#### TASK:
Write down exactly the lines of the records below, beginning with the first and ending with the line that includes "float* acc_tile = reinterpret_cast<float*>(smem".

** DATA LISTING follows **

struct TcParams {
    int T;
    int Nc;
// ... 205 lines not shown
    static_assert(Cfg::NCOLS <= 128, "main + cross accumulators must fit in the registers of a consumer thread");
    static_assert(Cfg::STAGES >= 2, "pipeline needs at least two stages");
    constexpr int STAGE = Cfg::STAGE, STAGES = Cfg::STAGES;
    constexpr int NR = Cfg::NCOLS / 2;
    pdl_trigger();
    extern __shared__ uint8_t smem_raw[];
    uint8_t* smem = smem_raw + ((1024 - (smem_u32(smem_raw) & 1023)) & 1023);
    float* acc_tile = reinterpret_cast<float*>(smem + STAGES * STAGE);
    uint64_t* full = reinterpret_cast<uint64_t*>(smem + STAGES * STAGE + Cfg::ACC_TILE + Cfg::STAGING);
    uint64_t* empty = full + STAGES;
    uint64_t* acc_full = empty + STAGES;
    uint64_t* acc_empty = acc_full + 1;
    uint64_t* in_full = acc_empty + 1;
    const int warp = threadIdx.x >> 5, lane = threadIdx.x & 31;

    if (threadIdx.x == 0) {
#pragma unroll
        for (int pl = 0; pl < NPL; ++pl) prefetch_tmap(&maps.a[pl]);
#pragma unroll
        for (int pl = 0; pl < NPL; ++pl) prefetch_tmap(&maps.b[pl]);
        for (int s = 0; s < STAGES; ++s) { mbar_init(&full[s], 1); mbar_init(&empty[s], 2); }
        mbar_init(acc_full, 256);
        mbar_init(acc_empty, 128);
        mbar_init(in_full, 1);
        fence_barrier_init();
    }
    __syncthreads();
    pdl_wait();

    if (warp >= 12) {
        setmaxnreg_inc<TC_EPILOGUE_REGS>();
        const Handoff h = {acc_tile, acc_tile + Cfg::ACC_TILE / 4, acc_empty, in_full};
        if (blockIdx.x < num_units) stage(decode(blockIdx.x), h);
        int n = 0;
        for (int u = blockIdx.x; u < num_units; u += gridDim.x, ++n) {
            const auto w = decode(u);
            const bool last = u + gridDim.x >= num_units;
            mbar_wait(acc_full, n & 1);
            if (last) epilogue(w, n, h, TC_LAST_PARTS - 1, TC_LAST_PARTS);
            else {
                epilogue(w, n, h, 0, 1);
                stage(decode(u + gridDim.x), h);
            }
        }
    } else if (warp >= 8) {
        setmaxnreg_dec<TC_PRODUCER_REGS>();
        if (warp == 8 && lane == 0) {
            int it = 0;
            for (int u = blockIdx.x; u < num_units; u += gridDim.x) {
                const auto w = decode(u);
                for (int kit = 0; kit < w.n_iters; ++kit, ++it) {
                    const int s = it % STAGES, ph = (it / STAGES) & 1;
                    mbar_wait(&empty[s], ph ^ 1);
                    mbar_arrive_expect_tx(&full[s], STAGE);
                    load(w, kit, smem + s * STAGE, &full[s]);
                }
            }
        }
    } else {
        setmaxnreg_inc<TC_CONSUMER_REGS>();
        const int wg = warp >> 2, wq = warp & 3;
        float acc[NR], xacc[NPL == 2 ? NR : 1];
        int it = 0, n = 0;
        for (int u = blockIdx.x; u < num_units; u += gridDim.x, ++n) {
            const auto w = decode(u);
#pragma unroll
            for (int i = 0; i < NR; ++i) {
                acc[i] = 0.f;
                if constexpr (NPL == 2) xacc[i] = 0.f;
            }
            for (int kit = 0; kit < w.n_iters; ++kit, ++it) {
                const int s = it % STAGES, ph = (it / STAGES) & 1;
                mbar_wait(&full[s], ph);
                wgmma_fence();
                mma(smem + s * STAGE, wg, acc, xacc);
                wgmma_commit();
                wgmma_wait<1>();
                if (kit > 0 && (threadIdx.x & 127) == 0) mbar_arrive(&empty[(it - 1) % STAGES]);
            }
            wgmma_wait<0>();
            if (w.n_iters > 0 && (threadIdx.x & 127) == 0) mbar_arrive(&empty[(it - 1) % STAGES]);
            const float gm = gmain(w);
            mbar_wait(acc_empty, (n & 1) ^ 1);
            const int sw = (((wq & 1) << 2) | (lane >> 4)) ^ ((lane & 3) << 1);
            float* const frag0 = Cfg::DENSE ? acc_tile + (2 * wg + (wq >> 1)) * Cfg::NCOLS * 32 + (lane & 3) * 64 +
                                                  ((lane >> 2) & 3)
                                            : acc_tile;
#pragma unroll
            for (int i = 0; i < NR; ++i) {
                float* dst = Cfg::DENSE
                    ? frag0 + (i >> 2) * 256 + (i & 1) * 32 + ((sw ^ (i & 3)) << 2)
                    : &acc_tile[(64 * wg + frag_row(i, wq, lane)) * Cfg::ACC_PITCH + frag_col(i, lane)];
                if constexpr (NPL == 2) *dst = fmaf(xacc[i], LO_INV, acc[i] * gm);
                else *dst = acc[i] * gm;
            }
            mbar_arrive(acc_full);
            if (u + gridDim.x >= num_units) {
                const Handoff h = {acc_tile, acc_tile + Cfg::ACC_TILE / 4, acc_empty, in_full};
                mbar_wait(acc_full, n & 1);
                epilogue(w, n, h, wg, TC_LAST_PARTS);
            }
        }
    }
}

template <int MODE, int NBOX, int BR, int BK, bool BF16, int NPL>
__global__ void __launch_bounds__(TC_CONV_THREADS, 1)
tc_conv_kernel(const __grid_constant__ TcMaps maps, const __grid_constant__ TcOutMaps om,
               const __grid_constant__ TcParams p, int tiles_x, int tiles_y, int num_tiles) {
    using Cfg = TcCfg<NBOX, BK, BR, NPL>;
    constexpr int NCOLS = Cfg::NCOLS;
    constexpr int TILE = 128 * BK * 2, TILE_B = BR * BK * 2;
    constexpr int B_OFF = NPL * TILE;
    constexpr int A_HALF = 64 * BK * 2;
    const int n_iters = p.k * p.kb_n;

    struct Tile { int a_row0, a_z, b_row0, b_row1, n_iters; };
    auto decode = [&](int tile) {
        Tile w;
        const int ty = tile % tiles_y, r = tile / tiles_y;
        w.a_z = r / tiles_x;
        w.a_row0 = (r % tiles_x) * 128;
        if (MODE == TC_GATED) { w.b_row0 = ty * BR; w.b_row1 = p.Nc + ty * BR; }
        else { w.b_row0 = ty * BR * NBOX; w.b_row1 = w.b_row0 + BR; }
        w.n_iters = n_iters;
        return w;
    };
    auto load = [&](const Tile& w, int kit, uint8_t* st, uint64_t* bar) {
        const int j = kit / p.kb_n, kb = kit - j * p.kb_n;
        const int ax = kb * BK, ay = w.a_row0 + p.tap_off[j];
        const int by0 = j * p.rows_per_tap + w.b_row0, by1 = j * p.rows_per_tap + w.b_row1;
#pragma unroll
        for (int pl = 0; pl < NPL; ++pl) {
            tma_load_3d(st + pl * TILE, &maps.a[pl], bar, ax, ay, w.a_z);
            uint8_t* bdst = st + B_OFF + pl * NBOX * TILE_B;
            tma_load_3d(bdst, &maps.b[pl], bar, ax, by0, 0);
            if (NBOX == 2) tma_load_3d(bdst + TILE_B, &maps.b[pl], bar, ax, by1, 0);
        }
    };
    auto mma = [&](const uint8_t* st, int wg, float* acc, float* xacc) {
        const uint32_t sa = smem_u32(st) + wg * A_HALF, sb = smem_u32(st + B_OFF);
#pragma unroll
        for (int kk = 0; kk < BK / 16; ++kk) {
            const uint32_t ko = kk * 32;
            const uint64_t a0 = make_desc<BK>(sa + ko), b0 = make_desc<BK>(sb + ko);
            wgmma_mma<NCOLS, 0, 0>(BF16, acc, a0, b0, 1);
            if constexpr (NPL == 2) {
                const uint64_t a1 = make_desc<BK>(sa + TILE + ko), b1 = make_desc<BK>(sb + NBOX * TILE_B + ko);
                wgmma_mma<NCOLS, 0, 0>(BF16, xacc, a0, b1, 1);
                wgmma_mma<NCOLS, 0, 0>(BF16, xacc, a1, b0, 1);
            }
        }
    };
    auto gmain = [&](const Tile&) { return p.gmain; };
    auto epilogue = [&](const Tile& w, int n, const Handoff& h, int part, int nparts) {
        if (MODE == TC_GATED) {
            if (nparts == 1) epilogue_gated<BR, 32>(p, om, h, n, w.a_row0, w.a_z, w.b_row0, 0, 1);
            else epilogue_gated<BR, BR / 8>(p, om, h, n, w.a_row0, w.a_z, w.b_row0, part, nparts);
        } else {
            if (nparts == 1) epilogue_conv<NCOLS, 32>(p, om, h, w.a_row0, w.a_z, w.b_row0, 0, 1);
            else epilogue_conv<NCOLS, NCOLS / 8>(p, om, h, w.a_row0, w.a_z, w.b_row0, part, nparts);
        }
    };
    auto stage = [&](const Tile& w, const Handoff& h) {
        if (MODE == TC_GATED) {
            stage_residual<BR>(p, om, h, w.a_row0, w.a_z, w.b_row0);
            if (p.spk) prefetch_bct(p.spk, p.T, p.Nc, w.a_z, w.b_row0, BR, w.a_row0);
        } else {
            if (p.addmode != 0) prefetch_bct(p.e1, p.T, p.Nc, w.a_z, w.b_row0, NCOLS, w.a_row0);
            if (p.addmode == 2) prefetch_bct(p.e2, p.T, p.Nc, w.a_z, w.b_row0, NCOLS, w.a_row0);
        }
    };
    tc_pipeline<Cfg, NPL>(maps, num_tiles, decode, load, mma, gmain, epilogue, stage);
}

struct TcMnParams {
    int T, B, Mw, Nw, k;
    int tap_off[MAX_TAPS_TC];
    int nsplit, batches_per_split, kb_n;
    int tiles_n, tiles_m, num_units;
    float* dw; long long split_stride;
    int msplit; long long s_m, s_mh, s_n, s_j;
    float gcoef;
};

** End of DATA LISTING **

#### RESULT:
struct TcParams {
    int T;
    int Nc;
// ... 205 lines not shown
    static_assert(Cfg::NCOLS <= 128, "main + cross accumulators must fit in the registers of a consumer thread");
    static_assert(Cfg::STAGES >= 2, "pipeline needs at least two stages");
    constexpr int STAGE = Cfg::STAGE, STAGES = Cfg::STAGES;
    constexpr int NR = Cfg::NCOLS / 2;
    pdl_trigger();
    extern __shared__ uint8_t smem_raw[];
    uint8_t* smem = smem_raw + ((1024 - (smem_u32(smem_raw) & 1023)) & 1023);
    float* acc_tile = reinterpret_cast<float*>(smem + STAGES * STAGE);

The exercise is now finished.